People who study these things point to the Ferguson protests of 2014 as the discernible moment when CRT/woke ideology broke into the mainstream. I describe in Lawless how the pandemic accelerated that trend toward perceiving our nation as racially intolerant, particularly as cultural influencers retreated to their laptops. The killing of George Floyd threw gas onto that fire, as institutions decided to radically restructure themselves overnight, centered on "antiracism." Everyone all of a sudden needed a vice president or associate dean for DEI.
Indeed, the pandemic was a boon to bureaucratic leviathans wishing to crawl even further into normal life. Anything could be justified as long as it was labeled a public-safety initiative. Any questioning of regulations would be labeled thought crime. In the resultant atmosphere, institutions seemed like organs of disorder and illogic, so it's little wonder that anarchic elements arose that questioned the very foundations of law and order.
And so we have illiberal student mobs, coached by professors who increasingly see their jobs as training activists, enabled by spineless deans who allow and encourage DEI to swallow every other law school goal. Counterexamples are few and far between; they're the exceptions that prove the rule because there's not much institutional will to remedy these problems.
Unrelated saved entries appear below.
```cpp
template <int ROLE>
__device__ __forceinline__ void f3_v_program(const BlockParams& b, const F3Blk& k, const F3Lds& L, const int lane, const bool carried) {
  const StepParams& p = b.sp;
  DevState* st = p.st;
  constexpr int role = ROLE;
  const int r = p.r, r2 = r + (r & 1), tid = 64 * role + lane;
  const double dd = (double)p.d, idd = 1.0 / dd;
  constexpr bool isV0 = ROLE == 4, isV1 = ROLE == 5, isV2 = ROLE == 6, isV3 = ROLE == 7;
  __builtin_amdgcn_s_setprio(3);
  double pr[32];
#pragma unroll
  for (int i = 0; i < 32; ++i) pr[i] = 0.0;
  double kappa = 0.0, Nk = 0.0, invN = 0.0, s_k = 0.0, eta_k = 0.0, ee_k = 0.0, phi = 1.0, omega = 1.0, pscale = 1.0, wj = 0.0;
  const bool from_lds = k.from_lds != 0;
  const F3Carry cy = f3_carry(L);
  double q, rho, lam;
  if (from_lds) { q = cy.sc[F3C_Q]; rho = cy.sc[F3C_RHO]; lam = cy.sc[F3C_LAM]; }
  else { q = st->Q[0]; rho = st->rho; lam = st->lam; }
  double iom0 = 1.0;
  double kap7 = 1.0;
  if (isV0) {
    const int j = lane & 31, hf = lane >> 5;
    if (from_lds) {
#pragma unroll
      for (int t = 0; t < 16; ++t) pr[t] = cy.V[t * 64 + lane];
      iom0 = cy.sc[F3C_IOM];
      pscale = cy.sc[F3C_PSCALE];
    } else if (carried) {
#pragma unroll
      for (int t = 0; t < 16; ++t) pr[t] = st->f3_V[t * 64 + lane];
      iom0 = st->f3_sc[1];
      pscale = st->f3_sc[2];
    } else {
#pragma unroll
      for (int t = 0; t < 16; ++t) {
        const int i = 16 * hf + t;
        const bool in = i < r && j < r;
        const double v = st->V[in ? i * r + j : 0];
        pr[t] = in ? v : 0.0;
      }
    }
  } else if (isV1) {
#pragma unroll
    for (int c = 0; c < 32; ++c) pr[c] = (lane == c && c < r) ? 1.0 : 0.0;
  } else if (isV2) {
#pragma unroll
    for (int c = 0; c < 32; ++c) pr[c] = (c < r) ? L.sK[lane * RB + c] : 0.0;
  } else {
    const int c = lane & 31, hf = lane >> 5;
#pragma unroll
    for (int t = 0; t < 32; ++t) pr[t] = (32 * hf + t == c && c < r) ? 1.0 : 0.0;
  }
  f3_barrier();

#define F3_V0_FINISH_PREV()                                               \
  do {                                                                    \
    omega = 1.0;                                                          \
    pscale = 1.0;                                                         \
    if (p.robust) {                                                       \
      const double hPh_ = L.hv[0] + L.hv[1];                              \
      const double quad_ = kappa * ee_k - kappa * kappa * hPh_;           \
      omega = (lam + quad_) * fast_rcp(lam + dd);                         \
      pscale = p.beta * omega;                                            \
      rho *= omega;                                                       \
      q *= omega;                                                         \
      if (!p.fixed_lambda) lam += dd;                                     \
    }                                                                     \
  } while (0)

  F3Ctl ctl = {carried, 0, 0, 0, 0, 0};
  if (role == 4 && lane == 0) L.tick[0] = (long long)__builtin_amdgcn_s_memrealtime();
  BLK_T0();
  for (int jb = 0; jb < k.nb; ++jb) {
    const bool poll = isV2 && k.to_lds && jb == k.nb - 1;
    long long poll_xg = 0, poll_ab = 1;
    if (poll) { poll_xg = flag_load(b.flags + 0); poll_ab = flag_load(b.flags + 2); }
    double cm = 0.0;
    if (isV0 && !(F3_KNOCK & 1024)) {
// ... 77 lines not shown
    } else if (isV1) {
      const double e1 = wave_sum_f64_dpp(cm * L.Ka[lane]);
      if (lane == 0) L.sc[F3_EE] = e1;
    } else if (isV0) {
      wj = xor32_sum_f64(wj);
      if (lane < 32) L.w[lane] = wj;
      const double gpv = pscale * (L.gp[0] + L.gp[1]) + q * (L.tr[0] + L.tr[1]);
      eta_k = rho + gpv * idd;
      Nk = s_k + eta_k;
      invN = fast_rcp(Nk);
      if (lane == 0) { L.sc[F3_N] = Nk; L.sc[F3_INVN] = invN; }
    }
    BLK_T(2);
    f3_barrier();
    BLK_T(1);
    bool done = false, failed = !try_ns, last = false;
    int it = 0;
    const F3Nrm nd0 = f3_norms_read(L.nrm, 0);
    if (F3_KNOCK & 128) {
    } else if (isV3) {
      const int c = lane & 31, hf = lane >> 5;
      const double wn = L.w[c] * L.sc[F3_INVN];
#pragma unroll
      for (int t = 0; t < 32; ++t) pr[t] += L.a[32 * hf + t] * wn;
    } else if (isV1 || isV2) {
      const double cn = cm * L.sc[F3_INVN];
#pragma unroll
      for (int c = 0; c < 32; ++c) pr[c] += cn * L.w[c];
    } else if (isV0) {
      const int hf = lane >> 5;
      ee_k = L.sc[F3_EE];
      phi = 1.0;
      double vscale = 1.0;
      if (p.robust) {
        phi = (lam + ee_k * invN) * fast_rcp(lam + dd);
        vscale = p.alpha * phi;
      }
      const double wjn = wj * invN;
#pragma unroll
      for (int t = 0; t < 16; ++t) pr[t] = vscale * (pr[t] - L.w[16 * hf + t] * wjn);
    }
#pragma unroll
    for (int t = 0; t < (isV0 ? 16 : 32); t += 8)
      asm volatile("" : "+v"(pr[t]), "+v"(pr[t + 1]), "+v"(pr[t + 2]), "+v"(pr[t + 3]), "+v"(pr[t + 4]), "+v"(pr[t + 5]), "+v"(pr[t + 6]), "+v"(pr[t + 7]));
    if (try_ns) {
      F3_DECIDE_FROM(nd0);
      if (!done && !failed) {
        par = 1;
        it = 1;
        if (last) done = true;
      }
    }
    if (poll && lane == 0) L.hand[1] = (poll_ab == 0 && poll_xg >= L.hand[0]) ? 1 : 0;
    BLK_T(3);
    if (!done) {
      f3_barrier();
      while (try_ns && !done && !failed) {
        F3_DECIDE();
        if (done || failed) break;
        par ^= 1;
        ++it;
        if (last) { done = true; break; }
        f3_barrier();
      }
    }
    if (!done) {
      if (try_ns) { ++ctl.c_fail; ctl.ns_skip = p.ns_skip_n; }
      ++ctl.c_sw;
      f3_barrier();
      f3_sweep_images(L, r2, tid);
    } else {
      ++ctl.c_ns;
    }
    ctl.have_prev = true;
    BLK_T(4);
    f3_barrier();
    BLK_T(1);
  }
  BLK_TOUT();
  if (role == 4 && lane == 0) L.tick[1] = (long long)__builtin_amdgcn_s_memrealtime();

  if (isV0) {
    if (k.nb > 0) F3_V0_FINISH_PREV();
    if (lane == 0) { L.sc[F3_PSCALE] = pscale; L.sc[F3_IOM] = fast_rcp(omega); L.sc[F3_Q] = q; }
  } else if (isV1) {
#pragma unroll
    for (int c = 0; c < 32; ++c) L.sA[lane * F3_AS + c] = pr[c];
  }
  f3_barrier();
  if (isV0) {
    double sc[12];
    sc[F3C_IQW] = 0.0; sc[F3C_IOM] = L.sc[F3_IOM]; sc[F3C_PSCALE] = pscale; sc[F3C_Q] = q; sc[F3C_RHO] = rho; sc[F3C_LAM] = lam;
    sc[F3C_PHI] = phi; sc[F3C_OMEGA] = omega; sc[F3C_EE] = ee_k; sc[F3C_S] = s_k; sc[F3C_ETA] = eta_k; sc[F3C_N] = Nk;
    if (k.to_lds) {
#pragma unroll
      for (int t = 0; t < 16; ++t) cy.V[t * 64 + lane] = pr[t];
      if (lane == 0) {
#pragma unroll
        for (int i = 1; i < 12; ++i) cy.sc[i] = sc[i];
      }
    } else {
      f3_v0_dump(st, L, r, lane, k.k0 + k.nb, k.last != 0, pr, sc);
    }
    if (lane == 0 && *L.errflag && st->err == 0) st->err = (int)(k.k0 + 1);
  }
  for (int idx = tid - 256; idx < RB * r; idx += 256) { const int m = idx / r, c = idx - m * r; coef_store(k.Acoef + idx, L.sA[m * F3_AS + c]); }
#undef F3_V0_FINISH_PREV
}

}
```

rpsmf_amd/csrc/psmf_blk34.hip:

```cpp
#pragma once
#include "psmf_blk3.hip"
#include "psmf_blk4.hip"

namespace psmf {
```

There was some hope that things might settle down after the waning of the pandemic, but the explosion of pro-Hamas sentiment on campus after October 7 showed that the heart of antisemitism in America lies on campus, among the most "progressive" people. As Bill Ackman put it in a revelatory essay the day Harvard president Claudine Gay resigned, antisemitism is the "canary in the coal mine." It's a leading indicator of underlying pathologies, which here means everything from cancel culture to ideological indoctrination, intellectual corruption to moral decay.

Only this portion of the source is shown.